S-ATA 2 Anschlüsse passen auch an S-ATA1 - anderherum geht es soweit ich weiß nciht, da nicht genug Saft kommt.
Kann mich da aber irren, habe mich mit S-ATA nur im gröbsten aueinandergesetzt - viele Geräte sind bei mir noch IDE - aber HDD für HDD wird im mom S-ATA2


----------



## ruyven_macaran (12. Dezember 2007)

*AW: Unterschiede SATA Stromanschlüsse*



			
				Snake74147 am 12.12.2007 11:37 schrieb:
			
		

> S-ATA 2 Anschlüsse passen auch an S-ATA1 - anderherum geht es soweit ich weiß nciht, da nicht genug Saft kommt.



bezüglich der stromversorgung gibt es keinen unterschied zwischen sata1 und 2, lediglich die geschwindigkeit der datenübertragung und der stecker des datenkabels wurden geändert.
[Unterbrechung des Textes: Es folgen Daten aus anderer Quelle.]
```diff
diff --git a/csrc/update.h b/csrc/update.h
--- a/csrc/update.h
+++ b/csrc/update.h
@@ -102,9 +102,10 @@
 int lstm_tail_words();
 int lstm_tail_capacity(const ModelDesc& mh, int T, int njobs);
 struct LossJob;
+struct MlpJob;
 void launch_lstm_tail(const UpdJob* ujobs, const FinJob* fjobs, int njobs, const ModelDesc* md, const ModelDesc& mh,
                       int T, int slab_stride, hipStream_t st, const LossJob* ljobs = nullptr, int adam = 0,
-                      float lr = 0.f, int phase = 1);
+                      float lr = 0.f, int phase = 1, const MlpJob* mjobs = nullptr, int nl_sdf = 0, int nmask = 0);
 bool mom_tail_supported(const ModelDesc& mh, int T);
 void launch_pack(float* const* params_unused, const UpdJob* jobs, int njobs, const ModelDesc* md,
                  const ModelDesc& mh, hipStream_t st);
```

der einzige unterschied, der mir zwischen beiden beschriebenen szenarien einfällt:
der sata-stecker vom netzteil sollte eine 3,3v ader haben, der adapter anturgemäß nicht.
allerdings ist 3,3v im sata standard vorgesehen und auch wenn (oder gerade weil) es kaum genutzt wird, sollte es deswegen keine probleme geben.
möglich wäre natürlich, dass schlichtweg der sata kabelstrang/stecker/... des netzteils beschädigt ist.


----------